Hafiz: In general, properties in Tokyo are deemed to be more defensive than those in suburban areas (Photo by Savills Japan)

The residential segment is gaining popularity among young families as well as the elderly, who are purchasing high-rise condominiums in Tokyo. The modern building specifications, strategic location and convenient accessibility to public infrastructure are usually key attractions for this type of buyers.

“This type of development has also been attracting wealthy Japanese people who would like to purchase for investment or the inheritance tax benefit loophole. Meanwhile, landed properties are typically located in peripheral areas and often built with wooden or steel structures,” says Hafiz.

“This type of asset offers larger unit sizes (usually more than 100 sq m) and typically include car parking space for free. They are popular among families who do not mind a longer walking distance from train stations, in exchange for the abovementioned benefits and also freedom from the rules and regulations of condominium homeowners’ associations, which are quite strict, with many do’s and don’ts.” 

According to Hafiz, most individuals or couples are generally purchasing a residential asset for their own occupancy, which typically allows them to benefit from the current ultra-low financing rate. “The housing (jutaku) loan financing rate in Japan has been very attractive for many years and was recently reduced to 0.3% to 0.4% a year,” he says.

The financing rate tends to be higher, however, when purchasing a residential asset for investment purposes. Hafiz says: “Under a few conditions, the buyers who use the purchased asset for their own occupancy will also be able to receive a special tax credit (known as jutaku-loan-koujo), which is literally an annual cashback at 0.7% of the remaining loan balance for as long as 13 years.

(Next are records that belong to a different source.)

# 666DZY666/micronet

Measured on NVIDIA H100. Metric: qat_step_images_per_sec, higher is better.
Workload: dtype f32 (bf16 tensor-core products of exact integer levels / exact bf16 pieces, fp32 accumulate)

## Files before the change

### include/micronet_b200.h

```cpp
#ifndef MICRONET_B200_H
#define MICRONET_B200_H

#include <stdint.h>

#ifdef __cplusplus
extern "C" {
#endif

typedef void* mnb_stream_t;

#define MNB_E_ARG (-1)
#define MNB_E_UNSUPPORTED (-2)

int mnb_version(void);
const char* mnb_last_error(void);
int64_t mnb_launch_count(void);

typedef struct {
  int32_t batch, in_c, in_h, in_w;
  int32_t out_c, ker_h, ker_w;
  int32_t stride_h, stride_w, pad_h, pad_w, dil_h, dil_w, groups;
} mnb_conv_shape;

#define MNB_ACT_DOREFA 1
#define MNB_ACT_IAO 2
#define MNB_ACT_SIGN 3

typedef struct {
  int32_t mode;
  int32_t bits;
  int32_t qmin, qmax;
  int32_t q_type;
  const float* scale;
  const float* zero_point;
  const float* obs_min;
  const float* obs_max;
} mnb_act_qparams;

int mnb_act_quant_fwd(const float* x, int64_t n, const mnb_act_qparams* qp, uint8_t* codes,
                      uint32_t* pass_bits, float* xq, mnb_stream_t stream);
int mnb_act_quant_bwd(const float* g, const uint32_t* pass_bits, int64_t n, const mnb_act_qparams* qp,
                      float* dx, mnb_stream_t stream);

int mnb_bn_fold_fwd(const float* w, int32_t out_c, int32_t per_channel, const float* gamma, const float* beta,
                    const float* bias, const float* mean, const float* var, double eps, float* w_fused, float* b_fused,
                    mnb_stream_t stream);
int mnb_bn_fold_bwd(const float* dw_fused, const float* db_fused, const float* w, int32_t out_c, int32_t per_channel,
                    const float* gamma, const float* bias, const float* mean, const float* var, double eps, float* dw,
                    float* out6, mnb_stream_t stream);
int mnb_bn_fold_running(float* running_mean, float* running_var, const float* batch_mean, const float* batch_var, int32_t n,
                        double momentum, int32_t first, mnb_stream_t stream);

int mnb_quant_add_fwd(const float* a, const float* b, int64_t n, const mnb_act_qparams* qp, float* out,
                      uint32_t* pass_bits_a, uint32_t* pass_bits_b, int32_t relu ,
                      mnb_stream_t stream);
int mnb_quant_add_bwd(const float* g, const uint32_t* pass_bits_a, const uint32_t* pass_bits_b, int64_t n,
                      const mnb_act_qparams* qp, float* da, float* db, mnb_stream_t stream);

int64_t mnb_observe_scratch_bytes(int64_t n, int32_t rows);
int mnb_iao_observe(const float* x, int64_t n, int32_t rows, int32_t observer_kind, int32_t first,
                    double momentum, double percentile, float* min_val, float* max_val,
                    int32_t update_qparams, int32_t symmetric, int32_t qmin, int32_t qmax,
                    float* scale, float* zero_point, void* scratch, mnb_stream_t stream);
int mnb_iao_update_qparams(const float* min_val, const float* max_val, int32_t rows, int32_t symmetric,
                           int32_t qmin, int32_t qmax, float* scale, float* zero_point,
                           mnb_stream_t stream);

int mnb_dorefa_weight_fwd(const float* w, int64_t numel, int32_t out_c, int32_t w_bits, int16_t* w_int,
                          float* w_scale, float* wq, float* aux, void* scratch, mnb_stream_t stream);
int mnb_dorefa_weight_bwd(const float* g_wq, const float* aux, int64_t numel, int32_t w_bits, float* dw,
                          void* scratch, mnb_stream_t stream);
int mnb_wb_weight_fwd(float* w, int32_t out_c, int32_t in_c_per_group, int32_t ker_hw, int32_t W,
                      int16_t* w_int, float* w_scale, float* wq, float* aux, mnb_stream_t stream);
int mnb_wb_weight_bwd(const float* g_wq, const float* w, const float* aux, int32_t out_c,
                      int32_t in_c_per_group, int32_t ker_hw, int32_t W, float* dw, mnb_stream_t stream);
int mnb_iao_weight_fwd(const float* w, int64_t numel, int32_t out_c, int32_t rows, const float* scale,
                       const float* zero_point, const float* obs_min, const float* obs_max,
                       int32_t q_type, int32_t qmin, int32_t qmax, int16_t* w_int, float* w_scale,
                       float* wq, uint8_t* pass, mnb_stream_t stream);
int mnb_iao_weight_bwd(const float* g_wq, const uint8_t* pass, const float* scale, int64_t numel,
                       int32_t out_c, int32_t rows, float* dw, mnb_stream_t stream);

typedef struct {
  const uint8_t* a_codes;
  const float* a_f32;
  int32_t a_offset;
  const float* a_offset_zp;
  const float* a_scale;
  const int16_t* w_int;
  const float* w_scale;
  const float* w_f32;
  const float* bias;
} mnb_conv_operands;

int mnb_conv2d_fwd(const mnb_conv_shape* s, const mnb_conv_operands* op, float* y, mnb_stream_t stream);
int mnb_conv2d_dgrad(const mnb_conv_shape* s, const float* dy, const float* wq, const uint32_t* pass_bits,
                     const mnb_act_qparams* qp, float* dx, mnb_stream_t stream);
int64_t mnb_wgrad_scratch_bytes(const mnb_conv_shape* s);
int mnb_conv2d_wgrad(const mnb_conv_shape* s, const float* dy, const mnb_conv_operands* op, float* dwq,
                     void* scratch, mnb_stream_t stream);
int mnb_channel_stats(const float* x, int32_t batch, int32_t channels, int32_t hw, int32_t as_mean_var,
                      float* stats, void* scratch, mnb_stream_t stream);
int mnb_channel_stats_bwd(const float* x, const float* mean, const float* dmean, const float* dvar,
                          int32_t batch, int32_t channels, int32_t hw, float* dx, mnb_stream_t stream);

int mnb_fq_conv2d_fwd_tc(const mnb_conv_shape* s, const float* x, const mnb_act_qparams* qp,
                         const int16_t* w_int, const float* w_scale, const float* bias, float* y,
                         uint8_t* codes, uint32_t* pass_bits, void* wpack_scratch, int32_t* err_flag,
                         mnb_stream_t stream);

int mnb_conv2d_dgrad_tc(const mnb_conv_shape* s, const float* dy, const int16_t* w_int, const float* w_scale,
                        const uint32_t* pass_bits, const mnb_act_qparams* qp, float* dx, void* wpack_scratch,
                        int32_t* err_flag, mnb_stream_t stream);

int64_t mnb_wgrad_tc_scratch_bytes(const mnb_conv_shape* s);
int mnb_conv2d_wgrad_tc(const mnb_conv_shape* s, const float* dy, const float* x, const mnb_act_qparams* qp,
                        float* dwq, void* scratch, int32_t* inexact_flag, int32_t* err_flag, mnb_stream_t stream);
int mnb_conv2d_wgrad_cond(const mnb_conv_shape* s, const float* dy, const mnb_conv_operands* op, float* dwq,
                          void* scratch, const int32_t* run_if_nonzero, mnb_stream_t stream);

int mnb_bn_batch_stats(const float* x, int32_t batch, int32_t channels, int32_t hw, double eps, double momentum,
                       float* running_mean, float* running_var, int64_t* num_batches_tracked, float* mean_invstd,
                       void* scratch, mnb_stream_t stream);
int mnb_bn_sign_fwd(const float* x, int32_t batch, int32_t channels, int32_t hw, const float* mean, const float* invstd,
                    const float* gamma, const float* beta, int32_t out_shuffle_groups, float* y, uint32_t* pass_bits,
                    mnb_stream_t stream);
int mnb_bn_sign_bwd(const float* g, const uint32_t* pass_bits, const float* x, int32_t batch, int32_t channels, int32_t hw,
                    const float* mean, const float* invstd, const float* gamma, int32_t training,
                    int32_t out_shuffle_groups, float* dx, float* dgamma, float* dbeta, float* dx_channel_sum,
                    void* scratch, mnb_stream_t stream);

int mnb_bn_sign_pool_fwd(const float* x, int32_t batch, int32_t channels, int32_t H, int32_t W, const float* mean,
                         const float* invstd, const float* gamma, const float* beta, int32_t out_shuffle_groups, float* y,
                         uint32_t* pass_bits, uint8_t* argmax, mnb_stream_t stream);
int mnb_bn_sign_pool_bwd(const float* g, const uint32_t* pass_bits, const uint8_t* argmax, const float* x, int32_t batch,
                         int32_t channels, int32_t H, int32_t W, const float* mean, const float* invstd, const float* gamma,
                         int32_t training, int32_t out_shuffle_groups, float* dx, float* dgamma, float* dbeta,
                         float* dx_channel_sum, void* scratch, mnb_stream_t stream);

int mnb_maxpool2d_fwd(const float* x, int32_t batch, int32_t channels, int32_t H, int32_t W, int32_t kernel, int32_t stride,
                      int32_t pad, int32_t out_shuffle_groups, float* y, uint8_t* argmax, mnb_stream_t stream);
int mnb_maxpool2d_bwd(const float* g, const uint8_t* argmax, int32_t batch, int32_t channels, int32_t H, int32_t W,
                      int32_t kernel, int32_t stride, int32_t pad, int32_t out_shuffle_groups, float* dx,
                      mnb_stream_t stream);

int mnb_bn_sign_fwd_packed(const float* x, int32_t batch, int32_t channels, int32_t hw, const float* mean,
                           const float* invstd, const float* gamma, const float* beta, int32_t out_shuffle_groups, float* y,
                           uint32_t* pass_bits, void* x_packed, mnb_stream_t stream);

int mnb_fconv2d_fwd_tc(const mnb_conv_shape* s, const float* x, const float* w, const float* bias, float* y,
                       int32_t* err_flag, mnb_stream_t stream);
int64_t mnb_fconv2d_wgrad_tc_scratch_bytes(const mnb_conv_shape* s);
int mnb_fconv2d_wgrad_tc(const mnb_conv_shape* s, const float* dy, const float* x, float* dw, void* scratch,
                         int32_t* err_flag, mnb_stream_t stream);
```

“There are also a few other tax incentives awarded to homeowners who purchase their own living space and, in some cases, it would be more economically viable to purchase rather than rent an apartment.” 

Average residential asset prices in Toyosu (pictured) and Ariake districts increased about 42% and 40% respectively in 2022 (Photo by Bloomberg)

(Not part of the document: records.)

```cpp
int b200c_bn_forward_cat(const void* const* segs, const int* seg_channels, int nsegs, void* y, uint8_t* mask, const float* weight,
                         const float* bias, float* running_mean, float* running_var, int64_t* num_batches_tracked, float* save_mean,
                         float* save_invstd, int m, int channels, float momentum, float eps, void* scratch, b200c_stream_t stream);
int b200c_bn_backward_cat(const void* dy, const uint8_t* mask, const void* const* segs, const int* seg_channels, int nsegs, void* dx,
                          const float* weight, const float* save_mean, const float* save_invstd, float* grad_weight, float* grad_bias,
                          int m, int channels, void* scratch, b200c_stream_t stream);
int b200c_bn_infer_cat(const void* const* segs, const int* seg_channels, int nsegs, void* y, const void* weight, const void* bias,
                       const void* running_mean, const void* running_var, int param_bf16, float eps, int m, int channels,
                       b200c_stream_t stream);

int b200c_bn_forward_slice(const void* x, void* y, int ldy, uint8_t* mask, const float* weight, const float* bias, float* running_mean,
                           float* running_var, int64_t* num_batches_tracked, float* save_mean, float* save_invstd, int m, int channels,
                           float momentum, float eps, void* scratch, b200c_stream_t stream);
int b200c_bn_backward_slice(const void* dy, int lddy, const uint8_t* mask, const void* x, void* dx, const float* weight,
                            const float* save_mean, const float* save_invstd, float* grad_weight, float* grad_bias, int m, int channels,
                            void* scratch, b200c_stream_t stream);
int b200c_bn_infer_slice(const void* x, void* y, int ldy, const void* weight, const void* bias, const void* running_mean,
                         const void* running_var, int param_bf16, float eps, int m, int channels, b200c_stream_t stream);

size_t b200c_bn_shuffle_mask_bytes(int m, int channels);
int b200c_bn_forward_shuffle(const void* x1, int x1_stride, const void* u, uint8_t* mask_u, const float* weight_u, const float* bias_u,
                             float* running_mean_u, float* running_var_u, int64_t* num_batches_tracked_u, float* save_mean_u,
                             float* save_invstd_u, float momentum_u, float eps_u, const void* t, uint8_t* mask, const float* weight,
                             const float* bias, float* running_mean, float* running_var, int64_t* num_batches_tracked, float* save_mean,
                             float* save_invstd, float momentum, float eps, void* y, int n, int hw, int channels, void* scratch,
                             b200c_stream_t stream);
int b200c_bn_backward_shuffle(const void* dy, const void* u, const uint8_t* mask_u, void* du, const float* weight_u, const float* save_mean_u,
                              const float* save_invstd_u, float* grad_weight_u, float* grad_bias_u, const void* t, const uint8_t* mask,
                              void* dt, const float* weight, const float* save_mean, const float* save_invstd, float* grad_weight,
                              float* grad_bias, int m, int channels, void* scratch, b200c_stream_t stream);
int b200c_bn_infer_shuffle(const void* x1, int x1_stride, const void* u, const void* weight_u, const void* bias_u, const void* running_mean_u,
                           const void* running_var_u, float eps_u, const void* t, const void* weight, const void* bias,
                           const void* running_mean, const void* running_var, float eps, void* y, int param_bf16, int n, int hw,
                           int channels, b200c_stream_t stream);

size_t b200c_se_scratch_bytes(int n, int channels, int hw);
int b200c_se_pool(const void* x, void* pooled, int n, int channels, int hw, void* scratch, size_t scratch_bytes, b200c_stream_t stream);
int b200c_se_scale(const void* x, const void* s, void* y, int n, int channels, int hw, b200c_stream_t stream);
int b200c_se_backward_reduce(const void* dy, const void* x, void* ds, int n, int channels, int hw, void* scratch, size_t scratch_bytes,
                             b200c_stream_t stream);
int b200c_se_backward_elemt(const void* dy, const void* s, const void* gp, void* dx, int n, int channels, int hw,
                            b200c_stream_t stream);

size_t b200c_bn_sync_scratch_bytes(int channels, int world);
int b200c_bn_sync_forward(b200c_comm_t* comm, const void* x, const void* identity, void* y, uint8_t* mask, int relu,
                          const float* weight, const float* bias, float* running_mean, float* running_var,
                          int64_t* num_batches_tracked, float* save_mean, float* save_invstd, float* norm_fct, int m,
                          int channels, float momentum, float eps, void* scratch, b200c_stream_t stream);
int b200c_bn_sync_backward(b200c_comm_t* comm, const void* dy, const void* dy2, const void* y, const uint8_t* mask, int relu,
                           const void* x, void* dy_masked, void* dx, const float* weight, const float* save_mean,
                           const float* save_invstd, const float* norm_fct, float* grad_weight, float* grad_bias, int m,
                           int channels, void* scratch, b200c_stream_t stream);

uint64_t b200c_launch_count(void);

#ifdef __cplusplus
}
#endif
#endif
```

Measured before the change: 5568.

## Order BN elementwise pass rows to reuse L2 data left by stats pass

The batch-norm elementwise kernels (forward transform and backward elemt) now walk rows in an order chosen to match what the preceding reduction kernel touched last. Small tensors are walked in reverse so the most recently read rows are still in L2. When the reduction grid exceeds one resident wave, rows are visited by group in reverse and the second grid is capped at one wave. This is meant to cut HBM re-reads between the two passes, at the cost of extra index arithmetic per row, occupancy queries (cached) and a debug hook that reports the chosen walk.

```diff
diff --git a/ant-ray_b200/_native.py b/ant-ray_b200/_native.py
--- a/ant-ray_b200/_native.py
+++ b/ant-ray_b200/_native.py
@@ -90,6 +90,7 @@
     "b200c_barrier": (c_int, [c_void_p, c_void_p]),
     "b200c_debug_fill_flags": (c_int, [c_void_p, c_uint32]),
     "b200c_bn_scratch_bytes": (c_size_t, [c_int]),
+    "b200c_bn_last_walk": (c_int, []),
     "b200c_bn_forward": (c_int, [c_void_p] * 10 + [c_int, c_int, c_float, c_float, c_void_p, c_void_p]),
     "b200c_bn_forward_mask": (c_int, [c_void_p] * 11 + [c_int, c_int, c_float, c_float, c_void_p, c_void_p]),
     "b200c_bn_backward": (c_int, [c_void_p] * 10 + [c_int, c_int, c_void_p, c_void_p]),
diff --git a/ant-ray_b200/csrc/b200coll.cu b/ant-ray_b200/csrc/b200coll.cu
--- a/ant-ray_b200/csrc/b200coll.cu
+++ b/ant-ray_b200/csrc/b200coll.cu
@@ -1260,6 +1260,8 @@
   return channels < 1 || channels > bn::kMaxChannels || world < 1 || world > kMaxRanks ? 0 : bn::sync_scratch_bytes(channels, world);
 }
 
+extern "C" int b200c_bn_last_walk(void) { return bn::last_walk(); }
+
 static const char* bn_site(bool sync) { return sync ? "sync batch norm" : "batch norm"; }
 
 static int check_bn(const char* site, int min_m, int m, int c, const void* scratch, int relu, const void* mask, const void* residual,
diff --git a/ant-ray_b200/csrc/inst_norm.cu b/ant-ray_b200/csrc/inst_norm.cu
--- a/ant-ray_b200/csrc/inst_norm.cu
+++ b/ant-ray_b200/csrc/inst_norm.cu
@@ -1,5 +1,9 @@
 #include <algorithm>
+#include <climits>
 #include <initializer_list>
+#include <map>
+#include <mutex>
+#include <tuple>
 #include <type_traits>
 
 #include "norm_act.cuh"
@@ -84,6 +88,48 @@
   *grid = dim3(gx, gy, 1);
 }
 
+static int resident_blocks(const void* kernel, int threads, size_t smem) {
+  static std::mutex mu;
+  static std::map<std::tuple<int, const void*, int, size_t>, int> cache;
+  int dev = 0;
+  if (cudaGetDevice(&dev) != cudaSuccess) return 0;
+  const auto key = std::make_tuple(dev, kernel, threads, smem);
+  std::lock_guard<std::mutex> lock(mu);
+  const auto it = cache.find(key);
+  if (it != cache.end()) return it->second;
+  int per_sm = 0, sms = 0;
+  if (cudaOccupancyMaxActiveBlocksPerMultiprocessor(&per_sm, kernel, threads, smem) != cudaSuccess ||
+      cudaDeviceGetAttribute(&sms, cudaDevAttrMultiProcessorCount, dev) != cudaSuccess)
+    return 0;
+  return cache[key] = per_sm * sms;
+}
+
+constexpr size_t kMirrorMaxBytes = 64 << 20;
+static thread_local int g_last_walk = -1;
+static RowWalk rows_walk(int rows, bool falling) {
+  g_last_walk = falling ? kWalkFalling : kWalkRising;
+  return RowWalk{rows, rows, falling ? 1 : -1, 0};
+}
+static bool mirror_ok(int m, int c) { return (size_t)m * c * sizeof(bf16) <= kMirrorMaxBytes; }
+static RowWalk walk_after(const void* kernel, dim3 block, dim3 grid, size_t smem, int m, int c) {
+  const long long blocks = (long long)grid.x * grid.y * grid.z;
+  const int band = block.y * grid.y;
+  const long long span = (long long)ceil_div(m, band) * band;
+  if (grid.y > 1 && span <= INT_MAX && blocks > resident_blocks(kernel, block.x * block.y, smem)) {
+    g_last_walk = kWalkGroups;
+    return RowWalk{(int)span, (int)(span / grid.y), band, __builtin_ctz(block.y)};
+  }
+  return rows_walk(m, mirror_ok(m, c));
+}
+int last_walk() { return g_last_walk; }
+
+static void second_config(const void* kernel, const RowWalk& walk, int rows, int stride, int vec, dim3* block, dim3* grid) {
+  ew_config(rows, stride, vec, block, grid);
+  if (walk.band < 0) return;
+  const int wave = resident_blocks(kernel, block->x * block->y, 0) / (int)grid->x;
+  grid->y = std::max(1, std::min((int)grid->y, wave));
+}
+
 constexpr int kSemaphores = kMaxChannels / kTileW;
 constexpr size_t kSemaphoreBytes = (size_t)kSemaphores * 4;
 
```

Target market, key drivers and outlook

Unlike other countries, residential development projects in Japan are largely focusing on local Japanese buyers.

“There may have been few sales and marketing activities conducted outside Japan (such as Singa­pore, Hong Kong and Taiwan) targeting international buyers, but this is still considerably marginal,” observes Hafiz.

“When buying a property in Japan as a non-resident, it is advisable to choose a reputable partner or agency because the process can be very complicated as it would involve a lot of documentation in the Japanese language. And after becoming a real estate owner in Japan, you will be subject to taxation, payments and procedures.”

The steady influx of people into Tokyo remains a key driver for its residential segment. The city has been receiving a positive net migration of Japanese people from suburban areas over the last two decades, as the younger generation relocate from their hometowns to find better career opportunities in larger cities such as Tokyo.

“Although it is still in its early stages, the government’s recent commitment to attract foreign talents to work in Japan would bring about a positive outlook for Tokyo’s residential market. Thorough city planning and ongoing projects by local developers would also ensure the market supply stays at a healthy level,” Hafiz says.